Where the word "snap" occurs in a line of the listing, please copy the line.

■ **DATA PROVIDED**:

BEGIN

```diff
+            init_mode == 0 ? 1 : 0, ctx->H, ctx->G_pad, G, ctx->Wt, ctx->N_pad, N, fuseW ? shW[0] : nullptr,
+            fuseW ? shW[1] : nullptr, ctx->d_slots, d_gram0, nch, kk);
+        slots_gram_finish_kernel<<<nsl, 256, 0, st>>>(d_rows, d_heads, d_gram0, nch, kk, G, ctx->gramH, l2W);
+        HIP_TRY(ctx, hipGetLastError());
+        ev_ins.nrows = 0; ev_ins.stage_rows = 0;
+        return CNMF_OK;
+    };
+
     auto retire = [&](int s, const SlotDesc& snap) -> int {
         HostSlot& h = hs[s];
         const int r = h.restart, k = h.k;
-        dim3 gH((G + 255) / 256, k), gW((N + 255) / 256, k);
-        extract_kernel<<<gH, 256, 0, st>>>(ctx->H, ctx->G_pad, G, h.off, k, d_Hres + hoff[r], 0);
-        if (d_Wres) extract_kernel<<<gW, 256, 0, st>>>(ctx->Wt, ctx->N_pad, N, h.off, k, d_Wres + woff[r], 1);
-        clear_rows_kernel<<<gH, 256, 0, st>>>(ctx->H, ctx->G_pad, ctx->G_pad, h.off, k);
-        clear_rows_kernel<<<gW, 256, 0, st>>>(ctx->Wt, ctx->N_pad, ctx->N_pad, h.off, k);
-        HIP_TRY(ctx, hipGetLastError());
+        if (int rce = event_add(ev_ret, 0, s, (long long)hoff[r], (long long)woff[r], 0)) return rce;
         if (n_iter_out) n_iter_out[r] = snap.iter;
         if (viol_out) viol_out[r] = snap.viol_last;
         restart_iters += snap.iter;
@@ -500,7 +562,6 @@
 
     auto refill = [&](int& n_new) -> int {
         n_new = 0;
-        int* new_list = ctx->h_slot_list + (size_t)(it % RING) * KC0;
         for (int attempt = 0; attempt < 2; ++attempt) {
         int failed_k = 1 << 30;
         int head_k = 0; double head_expect = 0.0;
@@ -522,36 +583,33 @@
             while (s < KC0 && hs[s].state != 0) ++s;
             hs[s].state = 1; hs[s].restart = r; hs[s].off = off; hs[s].k = k; hs[s].installed_at = it;
             nslots = std::max(nslots, s + 1);
-            dim3 gI((std::max(N, G) + 255) / 256, k);
+            if (ev_ins.nrows && ((int)ev_ins.heads.size() >= gram0_cap || (init_mode == 0 && ev_ins.stage_rows + k > KMAX)))
+                if (int rcf = flush_install()) return rcf;
+            long long hpos = (long long)hoff[r], wpos = (long long)woff[r];
             if (init_mode == 0) {
-                HIP_TRY(ctx, hipMemcpyAsync(ctx->stageH, H0 + hoff[r], (size_t)k * G * sizeof(float), hipMemcpyHostToDevice, st));
-                HIP_TRY(ctx, hipMemcpyAsync(ctx->stageW, W0 + woff[r], (size_t)k * N * sizeof(float), hipMemcpyHostToDevice, st));
-                install_kernel<<<gI, 256, 0, st>>>(ctx->stageH, ctx->stageW, ctx->H, ctx->G_pad, G, ctx->Wt, ctx->N_pad, N, off, k);
-            } else {
-                install_cm_kernel<<<gI, 256, 0, st>>>(d_H0 + hoff[r], d_Wt0 + woff[r], ctx->H, ctx->G_pad, G, ctx->Wt, ctx->N_pad, N, off);
-            }
-            HIP_TRY(ctx, hipGetLastError());
+                hpos = (long long)ev_ins.stage_rows * G; wpos = (long long)ev_ins.stage_rows * N;
+                HIP_TRY(ctx, hipMemcpyAsync(ctx->stageH + hpos, H0 + hoff[r], (size_t)k * G * sizeof(float), hipMemcpyHostToDevice, st));
+                HIP_TRY(ctx, hipMemcpyAsync(ctx->stageW + wpos, W0 + woff[r], (size_t)k * N * sizeof(float), hipMemcpyHostToDevice, st));
+                ev_ins.stage_rows += k;
+            }
+            int sh0 = 0;
             if (fuseW) {
                 float mx = 0.f;
                 if (init_mode == 1) mx = 6.0f * (float)avg[r];
                 else for (size_t q = 0; q < (size_t)k * N; ++q) mx = std::max(mx, W0[woff[r] + q]);
                 int e2 = 0;
                 if (mx > 0.f) std::frexp(mx, &e2);
-                const int sh0 = mx > 0.f ? std::max(-110, std::min(120, 13 - e2)) : 0;
-                set_ints_kernel<<<1, 128, 0, st>>>(shW[0], shW[1], off, k, sh0);
-                HIP_TRY(ctx, hipGetLastError());
-            }
-            SlotDesc* d = &ctx->h_slots[s];
-            memset(d, 0, sizeof *d);
-            d->off = off; d->k = k; d->active = 1; d->iter = 0; d->restart = r;
-            HIP_TRY(ctx, hipMemcpyAsync(ctx->d_slots + s, d, sizeof(SlotDesc), hipMemcpyHostToDevice, st));
-            new_list[n_new++] = s;
+                sh0 = mx > 0.f ? std::max(-110, std::min(120, 13 - e2)) : 0;
+            }
+            if (int rce = event_add(ev_ins, 1, s, hpos, wpos, sh0)) return rce;
+            ++n_new;
             ++n_active;
         }
         if (attempt == 0 && n_pending > 0 && failed_k < (1 << 30) && !no_defrag && it - last_defrag >= 8) {
             int live_cols = 0;
             for (int s2 = 0; s2 < nslots; ++s2) if (hs[s2].state) live_cols += hs[s2].k;
             if (KC - live_cols >= (holes_fill ? failed_k : head_k)) {
+                if (int rcf = flush_install()) return rcf;
                 int rcd = repack_left(KC);
                 if (rcd) return rcd;
                 cols = ColAlloc(KC);
@@ -562,13 +620,7 @@
         }
         break;
         }
-        if (n_new) {
-            int* dl = ctx->d_slot_list + (size_t)(it % RING) * KC0;
-            HIP_TRY(ctx, hipMemcpyAsync(dl, new_list, n_new * sizeof(int), hipMemcpyHostToDevice, st));
-            gram_rows_kernel<<<n_new, 256, 0, st>>>(ctx->H, ctx->G_pad, G, ctx->d_slots, dl, ctx->gramH, l2W);
-            HIP_TRY(ctx, hipGetLastError());
-        }
-        return CNMF_OK;
+        return flush_install();
     };
 
     auto iterate = [&](int n_new) -> int {
@@ -729,6 +781,7 @@
                 rc2 = retire(s, sp[s]);
                 if (rc2) return rc2;
             }
+        if ((rc2 = flush_retire())) return rc2;
         if (!queue_by_rank && n_pending > 1 && n_done - last_resort_done >= 8) {
             last_resort_done = n_done;
             std::vector<int> rest;
diff --git a/cnmf_amd/csrc/cnmf_hip.hip b/cnmf_amd/csrc/cnmf_hip.hip
--- a/cnmf_amd/csrc/cnmf_hip.hip
+++ b/cnmf_amd/csrc/cnmf_hip.hip
@@ -21,6 +21,7 @@
 #include "kernels_gemm2h.hip.h"
 #include "kernels_rng.hip.h"
 #include "kernels_sweep.hip.h"
+#include "kernels_slots.hip.h"
 
 using namespace cnmf;
 
diff --git a/cnmf_amd/csrc/kernels_slots.hip.h b/cnmf_amd/csrc/kernels_slots.hip.h
--- /dev/null
+++ b/cnmf_amd/csrc/kernels_slots.hip.h
@@ -0,0 +1,133 @@
+#pragma once
+#include <hip/hip_runtime.h>
+#include "kernels_sweep.hip.h"
+
+namespace cnmf {
+
+struct SlotRow {
+    int row;
+    int k;
+    int c;
+    int slot;
+    long long hpos;
+    long long wpos;
+    int sh0;
+    int restart;
+    int pad_[2];
+};
+static_assert(sizeof(SlotRow) == 48, "SlotRow is copied as raw bytes");
+
+constexpr int SLOT_CHUNK = 1024;
+
+__global__ __launch_bounds__(256) void slots_retire_kernel(const SlotRow* __restrict__ rows,
+                                                           float* __restrict__ H, int ldh, int G,
+                                                           float* __restrict__ Wt, int ldw, int N,
+                                                           float* __restrict__ Hres, float* __restrict__ Wres)
+{
+    const SlotRow r = rows[blockIdx.y];
+    float* h = H + (size_t)r.row * ldh;
+    float* w = Wt + (size_t)r.row * ldw;
+    float* ho = Hres + r.hpos + (size_t)r.c * G;
+    float* wo = Wres ? Wres + r.wpos + r.c : nullptr;
+#pragma unroll
+    for (int j = 0; j < SLOT_CHUNK / 256; ++j) {
+        const int i = blockIdx.x * SLOT_CHUNK + j * 256 + threadIdx.x;
+        if (i < ldh) {
+            if (i < G) ho[i] = h[i];
+            h[i] = 0.f;
+        }
+        if (i < ldw) {
+            if (wo && i < N) wo[(size_t)i * r.k] = w[i];
+            w[i] = 0.f;
+        }
+    }
+}
+
+template <int GC>
+__device__ __forceinline__ void gram_chunk_body(const float* __restrict__ src, int ld, int L, int k, int g0,
+                                                float* __restrict__ part, float* lds)
+{
+    float (*tile)[GC + 1] = reinterpret_cast<float (*)[GC + 1]>(lds);
+    const int tid = threadIdx.x;
+    for (int e = tid; e < k * GC; e += 256) {
+        const int c = e / GC, g = e % GC;
+        tile[c][g] = (g0 + g < L) ? src[(size_t)c * ld + g0 + g] : 0.f;
+    }
+    __syncthreads();
+    for (int e = tid; e < k * k; e += 256) {
+        const int a = e / k, b = e % k;
+        float s = 0.f;
+        for (int g = 0; g < GC; ++g) s = fmaf(tile[a][g], tile[b][g], s);
+        part[e] = s;
+    }
+}
+
+__global__ __launch_bounds__(256) void slots_install_kernel(const SlotRow* __restrict__ rows, const int* __restrict__ heads,
+                                                            int nrows, int xch,
+                                                            const float* __restrict__ H0, const float* __restrict__ W0, int w_rowmajor,
+                                                            float* __restrict__ H, int ldh, int G,
+                                                            float* __restrict__ Wt, int ldw, int N,
+                                                            int* __restrict__ shA, int* __restrict__ shB,
+                                                            SlotDesc* __restrict__ slots,
+                                                            float* __restrict__ gram_part, int nch, int kk)
+{
+    __shared__ __attribute__((aligned(16))) float lds[KMAX * 65];
+    const int b = blockIdx.x;
+    if (b < xch * nrows) {
+        const SlotRow r = rows[b / xch];
+        const int xc = b % xch;
+        const float* hs = H0 + r.hpos + (size_t)r.c * G;
+        const float* ws = w_rowmajor ? W0 + r.wpos + r.c : W0 + r.wpos + (size_t)r.c * N;
+        const size_t wstep = w_rowmajor ? (size_t)r.k : 1;
+        float* h = H + (size_t)r.row * ldh;
+        float* w = Wt + (size_t)r.row * ldw;
+#pragma unroll
+        for (int j = 0; j < SLOT_CHUNK / 256; ++j) {
+            const int i = xc * SLOT_CHUNK + j * 256 + threadIdx.x;
+            if (i < G) h[i] = hs[i];
+            if (i < N) w[i] = ws[(size_t)i * wstep];
+        }
+        if (xc == 0 && threadIdx.x == 0) {
+            if (shA) { shA[r.row] = r.sh0; shB[r.row] = r.sh0; }
+            if (r.c == 0) {
+                SlotDesc d;
+                d.off = r.row; d.k = r.k; d.active = 1; d.iter = 0; d.restart = r.restart; d.pad_ = 0;
+                d.viol = 0.0; d.viol_init = 0.0; d.viol_last = 0.0;
+                slots[r.slot] = d;
+            }
+        }
+    } else {
+        const int gb = b - xch * nrows;
+        const int j = gb / nch, chunk = gb % nch;
+        const SlotRow r = rows[heads[j]];
+        const float* src = H0 + r.hpos;
+        float* part = gram_part + ((size_t)j * nch + chunk) * kk;
+        if (r.k <= KSMALL) {
+            if (chunk * 128 < G) gram_chunk_body<128>(src, G, G, r.k, chunk * 128, part, lds);
+        } else {
+            if (chunk * 64 < G) gram_chunk_body<64>(src, G, G, r.k, chunk * 64, part, lds);
+        }
+    }
+}
+
+__global__ __launch_bounds__(256) void slots_gram_finish_kernel(const SlotRow* __restrict__ rows, const int* __restrict__ heads,
+                                                                const float* __restrict__ gram_part, int nch, int kk, int G,
+                                                                float* __restrict__ gram_out, float l2_reg)
+{
+    const int j = blockIdx.x;
+    const SlotRow r = rows[heads[j]];
+    const int k = r.k;
+    const int gc = k <= KSMALL ? 128 : 64;
+    const int n = (G + gc - 1) / gc;
+    const float* part = gram_part + (size_t)j * nch * kk;
+    for (int e = threadIdx.x; e < k * k; e += 256) {
+        double acc = 0.0;
+        for (int c = 0; c < n; ++c) acc += (double)part[(size_t)c * kk + e];
+        const int a = e / k, b = e % k;
+        float s = (float)acc;
+        if (a == b) s += l2_reg;
+        gram_out[(size_t)r.slot * GRAM_SZ + a * GRAM_LD + b] = s;
+    }
+}
+
+}
```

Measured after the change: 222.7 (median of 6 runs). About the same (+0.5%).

END

■ **SOLUTION**:
     auto retire = [&](int s, const SlotDesc& snap) -> int {
         if (n_iter_out) n_iter_out[r] = snap.iter;
         if (viol_out) viol_out[r] = snap.viol_last;
         restart_iters += snap.iter;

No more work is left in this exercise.